Each line that has the string "mnbase" must be copied from the records below.

[Saved entries]

*****

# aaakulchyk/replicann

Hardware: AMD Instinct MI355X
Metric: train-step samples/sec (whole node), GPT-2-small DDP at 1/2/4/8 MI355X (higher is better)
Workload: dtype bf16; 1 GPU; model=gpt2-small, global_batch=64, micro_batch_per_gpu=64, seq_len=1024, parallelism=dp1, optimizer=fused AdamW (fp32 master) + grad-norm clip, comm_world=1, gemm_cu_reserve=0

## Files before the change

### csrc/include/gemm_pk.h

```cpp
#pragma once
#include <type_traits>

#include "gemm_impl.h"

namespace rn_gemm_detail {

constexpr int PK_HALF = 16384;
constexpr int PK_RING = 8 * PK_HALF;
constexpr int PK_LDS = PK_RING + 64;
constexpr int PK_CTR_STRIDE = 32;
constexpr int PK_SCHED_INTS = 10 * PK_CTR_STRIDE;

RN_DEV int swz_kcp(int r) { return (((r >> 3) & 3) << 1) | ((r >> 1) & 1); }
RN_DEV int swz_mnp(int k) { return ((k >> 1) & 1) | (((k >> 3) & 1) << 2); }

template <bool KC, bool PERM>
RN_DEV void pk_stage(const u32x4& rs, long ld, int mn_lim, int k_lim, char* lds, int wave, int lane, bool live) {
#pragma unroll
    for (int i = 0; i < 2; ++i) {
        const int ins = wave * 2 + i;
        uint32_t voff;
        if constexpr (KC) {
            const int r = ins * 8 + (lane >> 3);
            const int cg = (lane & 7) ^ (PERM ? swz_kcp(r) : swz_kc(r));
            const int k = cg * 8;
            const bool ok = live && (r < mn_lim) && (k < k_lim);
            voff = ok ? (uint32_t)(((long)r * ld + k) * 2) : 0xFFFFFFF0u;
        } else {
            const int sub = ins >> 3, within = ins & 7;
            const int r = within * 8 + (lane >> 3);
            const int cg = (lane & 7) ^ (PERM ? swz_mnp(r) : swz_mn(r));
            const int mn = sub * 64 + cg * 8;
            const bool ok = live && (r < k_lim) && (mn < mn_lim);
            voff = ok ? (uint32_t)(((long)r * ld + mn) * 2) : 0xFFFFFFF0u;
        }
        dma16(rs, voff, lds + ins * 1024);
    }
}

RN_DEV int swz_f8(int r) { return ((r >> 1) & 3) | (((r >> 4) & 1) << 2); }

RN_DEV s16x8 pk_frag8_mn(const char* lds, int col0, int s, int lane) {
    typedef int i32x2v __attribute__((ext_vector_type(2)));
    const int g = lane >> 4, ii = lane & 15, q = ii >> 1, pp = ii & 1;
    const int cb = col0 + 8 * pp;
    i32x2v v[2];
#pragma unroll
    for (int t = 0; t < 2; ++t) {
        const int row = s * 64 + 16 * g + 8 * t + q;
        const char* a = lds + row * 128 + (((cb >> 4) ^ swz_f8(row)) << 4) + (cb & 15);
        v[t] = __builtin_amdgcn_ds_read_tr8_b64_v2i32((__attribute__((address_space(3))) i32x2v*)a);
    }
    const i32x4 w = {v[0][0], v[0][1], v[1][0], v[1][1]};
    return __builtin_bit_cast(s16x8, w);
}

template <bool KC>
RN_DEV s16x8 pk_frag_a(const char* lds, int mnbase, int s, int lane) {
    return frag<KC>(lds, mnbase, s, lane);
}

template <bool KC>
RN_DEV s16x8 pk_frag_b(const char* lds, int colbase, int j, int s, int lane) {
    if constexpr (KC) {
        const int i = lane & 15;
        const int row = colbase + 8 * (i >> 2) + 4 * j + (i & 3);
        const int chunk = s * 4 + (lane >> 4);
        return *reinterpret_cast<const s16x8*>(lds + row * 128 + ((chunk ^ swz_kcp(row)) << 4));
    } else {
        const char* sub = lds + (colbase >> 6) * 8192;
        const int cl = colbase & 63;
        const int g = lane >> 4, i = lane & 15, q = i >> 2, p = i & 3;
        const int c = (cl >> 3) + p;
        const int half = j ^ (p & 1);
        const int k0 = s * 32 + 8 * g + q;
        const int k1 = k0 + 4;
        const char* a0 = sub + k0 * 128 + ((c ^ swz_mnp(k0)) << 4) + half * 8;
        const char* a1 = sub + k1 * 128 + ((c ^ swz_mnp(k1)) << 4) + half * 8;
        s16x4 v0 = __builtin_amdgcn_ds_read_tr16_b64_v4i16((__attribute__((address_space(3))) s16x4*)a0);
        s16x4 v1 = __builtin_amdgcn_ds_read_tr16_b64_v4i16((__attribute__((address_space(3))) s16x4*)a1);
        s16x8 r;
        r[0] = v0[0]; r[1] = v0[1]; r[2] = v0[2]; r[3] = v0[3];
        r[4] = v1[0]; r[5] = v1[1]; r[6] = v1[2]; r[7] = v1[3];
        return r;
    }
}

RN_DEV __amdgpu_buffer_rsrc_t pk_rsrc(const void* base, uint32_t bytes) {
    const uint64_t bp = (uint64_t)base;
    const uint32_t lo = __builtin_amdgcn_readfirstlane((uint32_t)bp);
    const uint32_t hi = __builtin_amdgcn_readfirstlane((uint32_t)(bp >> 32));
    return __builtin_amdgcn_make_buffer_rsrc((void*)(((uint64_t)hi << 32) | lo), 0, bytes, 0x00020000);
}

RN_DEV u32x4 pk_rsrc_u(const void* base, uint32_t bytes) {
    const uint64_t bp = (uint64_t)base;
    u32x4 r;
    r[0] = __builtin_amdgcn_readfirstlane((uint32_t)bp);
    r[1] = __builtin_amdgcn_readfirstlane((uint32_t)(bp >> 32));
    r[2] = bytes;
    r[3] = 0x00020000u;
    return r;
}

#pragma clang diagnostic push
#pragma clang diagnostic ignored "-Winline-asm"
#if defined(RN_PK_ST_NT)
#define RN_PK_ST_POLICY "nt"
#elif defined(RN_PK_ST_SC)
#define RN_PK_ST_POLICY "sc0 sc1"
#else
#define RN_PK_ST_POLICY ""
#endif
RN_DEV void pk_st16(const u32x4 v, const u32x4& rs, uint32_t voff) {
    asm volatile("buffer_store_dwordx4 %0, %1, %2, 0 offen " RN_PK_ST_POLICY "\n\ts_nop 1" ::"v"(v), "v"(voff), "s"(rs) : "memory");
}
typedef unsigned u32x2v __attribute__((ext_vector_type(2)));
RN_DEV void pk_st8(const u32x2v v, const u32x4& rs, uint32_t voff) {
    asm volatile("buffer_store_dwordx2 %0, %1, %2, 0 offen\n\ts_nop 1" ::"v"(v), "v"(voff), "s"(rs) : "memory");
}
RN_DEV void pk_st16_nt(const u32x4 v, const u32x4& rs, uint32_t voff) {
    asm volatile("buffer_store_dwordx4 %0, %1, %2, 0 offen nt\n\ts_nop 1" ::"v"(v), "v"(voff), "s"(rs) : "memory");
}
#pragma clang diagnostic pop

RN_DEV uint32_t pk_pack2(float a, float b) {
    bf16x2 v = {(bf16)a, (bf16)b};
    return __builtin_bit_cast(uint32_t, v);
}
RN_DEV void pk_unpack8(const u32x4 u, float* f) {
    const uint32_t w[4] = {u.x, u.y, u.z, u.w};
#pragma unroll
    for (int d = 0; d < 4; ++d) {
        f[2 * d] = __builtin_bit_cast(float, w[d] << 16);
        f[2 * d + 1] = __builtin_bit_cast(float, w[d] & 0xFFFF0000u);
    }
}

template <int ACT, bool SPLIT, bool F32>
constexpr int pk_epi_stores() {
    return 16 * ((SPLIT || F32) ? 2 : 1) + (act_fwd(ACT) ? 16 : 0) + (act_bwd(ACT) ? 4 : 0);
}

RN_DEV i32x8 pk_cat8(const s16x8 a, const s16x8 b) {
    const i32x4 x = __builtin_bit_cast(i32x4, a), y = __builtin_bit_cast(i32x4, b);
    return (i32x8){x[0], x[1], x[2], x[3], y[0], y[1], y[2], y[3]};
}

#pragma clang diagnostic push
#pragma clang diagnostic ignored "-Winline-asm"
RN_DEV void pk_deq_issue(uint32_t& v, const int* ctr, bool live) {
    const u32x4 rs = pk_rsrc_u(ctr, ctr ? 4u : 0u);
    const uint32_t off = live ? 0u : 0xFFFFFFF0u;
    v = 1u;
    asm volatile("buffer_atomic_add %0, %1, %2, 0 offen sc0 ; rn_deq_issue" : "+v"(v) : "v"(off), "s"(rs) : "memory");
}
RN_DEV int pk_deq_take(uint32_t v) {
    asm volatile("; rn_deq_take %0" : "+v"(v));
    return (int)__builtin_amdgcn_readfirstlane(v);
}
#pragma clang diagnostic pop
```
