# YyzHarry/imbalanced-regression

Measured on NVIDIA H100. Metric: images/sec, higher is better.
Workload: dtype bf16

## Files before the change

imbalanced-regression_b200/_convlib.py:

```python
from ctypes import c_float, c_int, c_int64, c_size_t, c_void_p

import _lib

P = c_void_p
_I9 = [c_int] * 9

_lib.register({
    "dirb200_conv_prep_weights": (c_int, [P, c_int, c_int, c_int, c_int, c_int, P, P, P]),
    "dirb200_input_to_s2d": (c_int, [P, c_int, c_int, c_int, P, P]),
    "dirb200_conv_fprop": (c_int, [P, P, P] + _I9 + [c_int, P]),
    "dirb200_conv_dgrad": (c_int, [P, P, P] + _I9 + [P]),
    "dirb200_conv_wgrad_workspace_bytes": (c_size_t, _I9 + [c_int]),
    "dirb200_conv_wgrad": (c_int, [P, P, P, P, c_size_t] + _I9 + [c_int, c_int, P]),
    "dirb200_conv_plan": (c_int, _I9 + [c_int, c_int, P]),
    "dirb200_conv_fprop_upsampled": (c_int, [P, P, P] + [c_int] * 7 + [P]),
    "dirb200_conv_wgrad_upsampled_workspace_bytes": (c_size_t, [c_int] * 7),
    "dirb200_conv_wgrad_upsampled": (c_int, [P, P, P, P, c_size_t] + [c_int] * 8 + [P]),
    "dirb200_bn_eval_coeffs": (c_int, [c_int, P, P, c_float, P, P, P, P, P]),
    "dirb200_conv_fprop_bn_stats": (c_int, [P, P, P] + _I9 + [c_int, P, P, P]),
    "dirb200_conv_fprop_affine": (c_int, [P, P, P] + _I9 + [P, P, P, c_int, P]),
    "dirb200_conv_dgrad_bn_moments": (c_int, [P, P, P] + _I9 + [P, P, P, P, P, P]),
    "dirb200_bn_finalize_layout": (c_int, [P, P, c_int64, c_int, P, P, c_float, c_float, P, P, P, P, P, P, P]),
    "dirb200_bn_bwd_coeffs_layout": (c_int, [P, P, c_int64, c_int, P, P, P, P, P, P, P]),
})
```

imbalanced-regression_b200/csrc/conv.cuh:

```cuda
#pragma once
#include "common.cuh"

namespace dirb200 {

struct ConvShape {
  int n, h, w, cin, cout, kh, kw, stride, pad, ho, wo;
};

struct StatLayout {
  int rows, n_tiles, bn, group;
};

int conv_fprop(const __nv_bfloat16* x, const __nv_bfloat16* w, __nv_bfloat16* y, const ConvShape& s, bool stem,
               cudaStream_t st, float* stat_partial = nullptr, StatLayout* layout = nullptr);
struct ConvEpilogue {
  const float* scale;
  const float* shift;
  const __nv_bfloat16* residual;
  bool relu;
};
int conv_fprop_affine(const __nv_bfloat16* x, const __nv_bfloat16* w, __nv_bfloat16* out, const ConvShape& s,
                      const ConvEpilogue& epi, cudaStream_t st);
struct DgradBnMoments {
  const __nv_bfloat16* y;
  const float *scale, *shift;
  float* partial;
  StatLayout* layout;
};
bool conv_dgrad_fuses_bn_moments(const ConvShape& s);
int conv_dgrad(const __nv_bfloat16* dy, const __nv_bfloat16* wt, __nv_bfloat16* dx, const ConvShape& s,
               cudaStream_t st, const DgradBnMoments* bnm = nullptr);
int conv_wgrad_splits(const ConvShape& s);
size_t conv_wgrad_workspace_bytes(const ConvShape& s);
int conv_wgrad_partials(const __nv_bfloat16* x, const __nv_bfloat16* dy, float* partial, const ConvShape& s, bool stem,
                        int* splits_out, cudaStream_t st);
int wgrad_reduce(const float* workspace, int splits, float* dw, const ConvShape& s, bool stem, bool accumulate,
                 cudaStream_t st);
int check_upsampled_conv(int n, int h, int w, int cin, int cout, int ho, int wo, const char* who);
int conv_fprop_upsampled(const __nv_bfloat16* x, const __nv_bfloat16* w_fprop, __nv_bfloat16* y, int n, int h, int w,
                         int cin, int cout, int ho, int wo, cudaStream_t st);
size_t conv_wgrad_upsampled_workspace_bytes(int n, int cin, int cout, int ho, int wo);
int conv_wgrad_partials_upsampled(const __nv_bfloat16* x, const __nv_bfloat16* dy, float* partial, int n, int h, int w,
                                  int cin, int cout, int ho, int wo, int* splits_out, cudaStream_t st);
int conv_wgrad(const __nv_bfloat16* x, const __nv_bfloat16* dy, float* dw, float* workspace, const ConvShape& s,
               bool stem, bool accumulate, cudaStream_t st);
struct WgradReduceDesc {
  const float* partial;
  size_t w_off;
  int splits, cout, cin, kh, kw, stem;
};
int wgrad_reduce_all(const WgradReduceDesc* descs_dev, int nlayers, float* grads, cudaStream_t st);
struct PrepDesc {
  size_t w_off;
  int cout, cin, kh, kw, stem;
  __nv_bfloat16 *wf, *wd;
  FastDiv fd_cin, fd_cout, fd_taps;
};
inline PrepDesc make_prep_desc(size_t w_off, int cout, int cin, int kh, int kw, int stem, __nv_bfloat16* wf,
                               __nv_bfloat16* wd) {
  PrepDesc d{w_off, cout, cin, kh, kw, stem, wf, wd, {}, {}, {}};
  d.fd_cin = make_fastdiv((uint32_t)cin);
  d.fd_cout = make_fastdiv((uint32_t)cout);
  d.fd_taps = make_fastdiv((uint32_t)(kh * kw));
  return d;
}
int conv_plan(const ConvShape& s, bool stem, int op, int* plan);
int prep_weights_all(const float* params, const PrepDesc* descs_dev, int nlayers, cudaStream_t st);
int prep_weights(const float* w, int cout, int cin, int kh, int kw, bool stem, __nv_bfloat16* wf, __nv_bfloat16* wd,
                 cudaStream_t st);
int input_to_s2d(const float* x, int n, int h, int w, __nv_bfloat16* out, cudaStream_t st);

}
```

*****

▸ Expected answer
RN_DEV s16x8 pk_frag_a(const char* lds, int mnbase, int s, int lane) {
    return frag<KC>(lds, mnbase, s, lane);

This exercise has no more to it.